Definition 2.2 The (formal) adjoint of a linear operator $D: \Gamma(E) \rightarrow \Gamma(F)$ is the operator $D: \Gamma(F) \rightarrow \Gamma(E)$ defined by $$ \int_{M}\langle D \xi, \eta\rangle d v_{g}=\int_{M}\left\langle\xi, D^{*} \eta\right\rangle d v_{g} \tag{2.14} $$ for all $\xi \in \Gamma(E), \eta \in \Gamma(F)$ with compact support. (screenshot)
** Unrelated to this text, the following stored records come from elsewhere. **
#define XCD_CHUNK 4
__device__ __forceinline__ uint32_t ordered_quadrant_block(uint32_t b, uint32_t T, const uint32_t* __restrict__ order, uint32_t* quad) {
    const uint32_t xcd = b % 8, k = b / 8, tl = k >> 2;
    *quad = k & 3u;
    const uint32_t pos = tl * 8 + xcd;
    return pos < T ? order[pos] : 0xFFFFFFFFu;
// ... 97 lines not shown
            if (NORMAL) p3 = r[3];
#pragma unroll
            for (int k = 0; k < NX; k++) { const float* c = d.xcol[k] + 3 * (size_t)pgid; px_[k] = make_float4(c[0], c[1], c[2], 0.f); }
        }
    }
    uint32_t* const sv = surv + 4 * (size_t)start + (size_t)quad * n_tile;
    uint32_t total = 0;
    uint32_t scanned = 0;
    while (scanned < n_tile) {
        if (__ballot(!done) == 0ull) break;
        uint32_t head = 0, len0 = 0, len1 = 0, len2 = 0, len3 = 0;
        if (STATS) st_round++;
        while (head <= EMD_WAVE && scanned < n_tile) {
            if (STATS) st_scan++;
            const uint32_t idx = scanned + lane;
            const float4 c0r = p0, c1r = p1, c3r = p3;
            float4 c2r = p2;
            float4 cxr[NX ? NX : 1];
#pragma unroll
            for (int k = 0; k < NX; k++) cxr[k] = px_[k];
            const uint32_t cgid = pgid;
            const bool keep = pkeep;
            {
                const uint32_t w = w_nxt;
                w_nxt = (idx + 2 * EMD_WAVE < n_tile) ? point_list[start + idx + 2 * EMD_WAVE] : 0u;
                pkeep = (w & qbit) != 0u;
                pgid = w & EMD_ID_MASK;
                if (pkeep) {
                    const float4* r = rec + (size_t)pgid * EMD_REC_F4;
                    p0 = r[0]; p1 = r[1]; p2 = r[2];
                    if (NORMAL) p3 = r[3];
#pragma unroll
                    for (int k = 0; k < NX; k++) { const float* c = d.xcol[k] + 3 * (size_t)pgid; px_[k] = make_float4(c[0], c[1], c[2], 0.f); }
                }
            }
            const unsigned long long bal = __ballot(keep);
            const uint32_t slot = head + (uint32_t)__popcll(bal & lt);
            if (keep) {
                c2r.w = __uint_as_float(cgid);
                s0[slot] = c0r; s1[slot] = c1r; s2[slot] = c2r;
                if (NORMAL) s3[slot] = c3r;
#pragma unroll
                for (int k = 0; k < NX; k++) sx[k][slot] = cxr[k];
            }
            head += (uint32_t)__popcll(bal);
            scanned += EMD_WAVE;
        }
        __syncthreads();
        for (uint32_t base = 0; base < head; base += EMD_WAVE) {
            if (STATS) st_cull++;
            const uint32_t slot = base + lane;
            uint32_t m4 = 0u, gid = 0u;
            if (slot < head) { gid = __float_as_uint(reinterpret_cast<const float*>(&s2[slot])[3]); m4 = ellipse_subblock_mask(s0[slot], s1[slot], qx0, qy0); }
            const unsigned long long b0 = __ballot(m4 & 1u), b1 = __ballot(m4 & 2u), b2 = __ballot(m4 & 4u), b3 = __ballot(m4 & 8u);
            const unsigned long long ba = b0 | b1 | b2 | b3;
            if (m4) {
                const uint32_t num = total + (uint32_t)__popcll(ba & lt);
                sv[num] = gid;
                reinterpret_cast<float*>(&s2[slot])[3] = __uint_as_float(num + 1);
            }
            total += (uint32_t)__popcll(ba);
            if (m4 & 1u) s_list[0][len0 + (uint32_t)__popcll(b0 & lt)] = (uint8_t)slot;
            if (m4 & 2u) s_list[1][len1 + (uint32_t)__popcll(b1 & lt)] = (uint8_t)slot;
            if (m4 & 4u) s_list[2][len2 + (uint32_t)__popcll(b2 & lt)] = (uint8_t)slot;
            if (m4 & 8u) s_list[3][len3 + (uint32_t)__popcll(b3 & lt)] = (uint8_t)slot;
            len0 += (uint32_t)__popcll(b0); len1 += (uint32_t)__popcll(b1); len2 += (uint32_t)__popcll(b2); len3 += (uint32_t)__popcll(b3);
        }
        __syncthreads();
        const uint32_t nmax = max(max(len0, len1), max(len2, len3));
        if (STATS) { st_drain += nmax; st_useful += len0 + len1 + len2 + len3; }
        if (nmax) {
            const uint32_t n = row == 0 ? len0 : row == 1 ? len1 : row == 2 ? len2 : len3;
            const uint8_t* list = s_list[row];
            uint32_t j = n ? list[0] : 0u;
            float4 g0 = s0[j], g1 = s1[j];
#pragma unroll 2
            for (uint32_t i = 0; i < nmax; i++) {
                const bool active = i < n;
                const uint32_t jn = (i + 1 < n) ? list[i + 1] : j;
                const float4 g0n = s0[jn], g1n = s1[jn];
                const float dx = g0.x - pfx, dy = g0.y - pfy;
                const float power = gauss_power(g1.x, g1.y, g1.z, dx, dy);
                const float alpha = fminf(0.99f, g0.w * pinned_exp(power));
                const bool hit = active && !done && power <= 0.f && alpha >= (1.f / 255.f);
                const float test_T = T * (1.f - alpha);
                const bool stop = hit && test_T < 0.0001f;
                const bool take = hit && !stop;
                const float w = take ? alpha * T : 0.f;
                const float4 g2 = s2[j];
                C0 = __builtin_fmaf(g2.x, w, C0); C1 = __builtin_fmaf(g2.y, w, C1); C2 = __builtin_fmaf(g2.z, w, C2);
                Dz = __builtin_fmaf(g0.z, w, Dz);
                if (NORMAL) {
                    const float4 g3 = s3[j];
                    N0 = __builtin_fmaf(g3.x, w, N0); N1 = __builtin_fmaf(g3.y, w, N1); N2 = __builtin_fmaf(g3.z, w, N2);
                }
#pragma unroll
                for (int k = 0; k < NX; k++) {
                    const float4 gx = sx[k][j];
                    X[k][0] = __builtin_fmaf(gx.x, w, X[k][0]); X[k][1] = __builtin_fmaf(gx.y, w, X[k][1]); X[k][2] = __builtin_fmaf(gx.z, w, X[k][2]);
                }
                T = take ? test_T : T;
                last = take ? __float_as_uint(g2.w) : last;
                done = done || stop;
                j = jn; g0 = g0n; g1 = g1n;
            }
        }
        __syncthreads();
    }
    if (inside) {
        const size_t HW = (size_t)d.H * d.W, pix = (size_t)py * d.W + px;
        out_color[pix] = __builtin_fmaf(T, bg0, C0);
        out_color[HW + pix] = __builtin_fmaf(T, bg1, C1);
        out_color[2 * HW + pix] = __builtin_fmaf(T, bg2, C2);
        out_depth[pix] = Dz;
        if (NORMAL) { out_normal[pix] = N0; out_normal[HW + pix] = N1; out_normal[2 * HW + pix] = N2; }
#pragma unroll
        for (int k = 0; k < NX; k++) {
            d.xout[k][pix] = __builtin_fmaf(T, bg0, X[k][0]);
            d.xout[k][HW + pix] = __builtin_fmaf(T, bg1, X[k][1]);
            d.xout[k][2 * HW + pix] = __builtin_fmaf(T, bg2, X[k][2]);
        }
        out_alpha[pix] = 1.f - T;
        final_T[pix] = T;
        n_contrib[pix] = last;
    }
    uint32_t need = inside ? last : 0u;
    for (int off = 32; off; off >>= 1) need = max(need, (uint32_t)__shfl_xor((int)need, off));
    if (lane == 0) quad_need[4 * tile + quad] = need;
    if (STATS && lane == 0) {
        atomicAdd(loop_stats, st_scan); atomicAdd(loop_stats + 1, st_cull); atomicAdd(loop_stats + 2, st_drain); atomicAdd(loop_stats + 3, st_useful);
        atomicAdd(loop_stats + 4, st_round); atomicAdd(loop_stats + 5, 1ull);
    }
}


#define BQ_QUEUE 128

I want to prove the formal adjoint of $\delta$ is covariant derivative. For simple, I choice $T= T_{ij} dx^i\otimes dx^j$ and $G= dx^b$. What I calculate: $$ \delta (T)(\partial_k) = -g^{ij} (\nabla T)(\partial_i, \partial_j, \partial_k ) = -g^{ij} (\nabla_{\partial_i} T)(\partial_j, \partial_k ) \\ =-g^{ij}[\partial_i(T(\partial_j, \partial _k))- T(\nabla _{\partial_i}\partial_j, \partial_k) - T(\partial_j, \nabla _{\partial_i}\partial_k) ] \\ = -g^{ij}\frac{\partial T_{jk}}{\partial x_i} +g^{ij}\Gamma_{ij}^aT_{ak} + g^{ij}\Gamma_{ik}^aT_{ja} $$ where $\partial_i$ is the basis vector. Therefore, I have $$ \delta (T) = [-g^{ij}\frac{\partial T_{jk}}{\partial x_i} +g^{ij}\Gamma_{ij}^aT_{ak} + g^{ij}\Gamma_{ik}^aT_{ja}] dx^k $$ so $$ \langle \delta (T), G\rangle _g = -g^{ij}g^{kb}\frac{\partial T_{jk}}{\partial x_i} + g^{ij}g^{kb}\Gamma_{ij}^aT_{ak} + g^{ij}g^{kb}\Gamma_{ik}^aT_{ja} \tag{2} $$ On the other hand, there is $\nabla dx^b = -\Gamma_{ij}^b dx^i \otimes dx^j$. So, I have $$ \langle T, \nabla G \rangle_g = T_{ij}\Gamma_{kl}^b g^{ik} g^{jl} \tag{3} $$ Next, I want to show $$ \int_M \langle \delta(T), G\rangle dV_g = \int_M\langle T, \nabla G \rangle dV_g \tag{4} $$ About (4), I have $$ \text{LHS} = \int_M (-g^{ij}g^{kb}\frac{\partial T_{jk}}{\partial x_i} + g^{ij}g^{kb}\Gamma_{ij}^aT_{ak} + g^{ij}g^{kb}\Gamma_{ik}^aT_{ja} ) dV_g \\ \text{RHS} = \int_M (T_{ij}\Gamma_{kl}^b g^{ik} g^{jl}) dV_g $$ According to Deane's hint, I guess I should integral by parts to get $$ \int_M (-g^{ij}g^{kb}\frac{\partial T_{jk}}{\partial x_i}) dV_g = \int_M (\frac{\partial g^{ij}}{\partial x_i}g^{kb} T_{jk} ) dV_g +\int_M ( g^{ij}\frac{\partial g^{kb}}{\partial x_i} T_{jk} ) dV_g $$ since $\partial M = \varnothing$. Next, I think I should use the $$ \Gamma_{ij}^k = \frac{1}{2}g^{kl}( \frac{\partial g_{jl}}{\partial x_i} + \frac{\partial g_{li}}{\partial x_j} - \frac{\partial g_{ij}}{\partial x_l} ) $$ and integral by parts. But its really complex. So before do it, I want to know whether the way is right ?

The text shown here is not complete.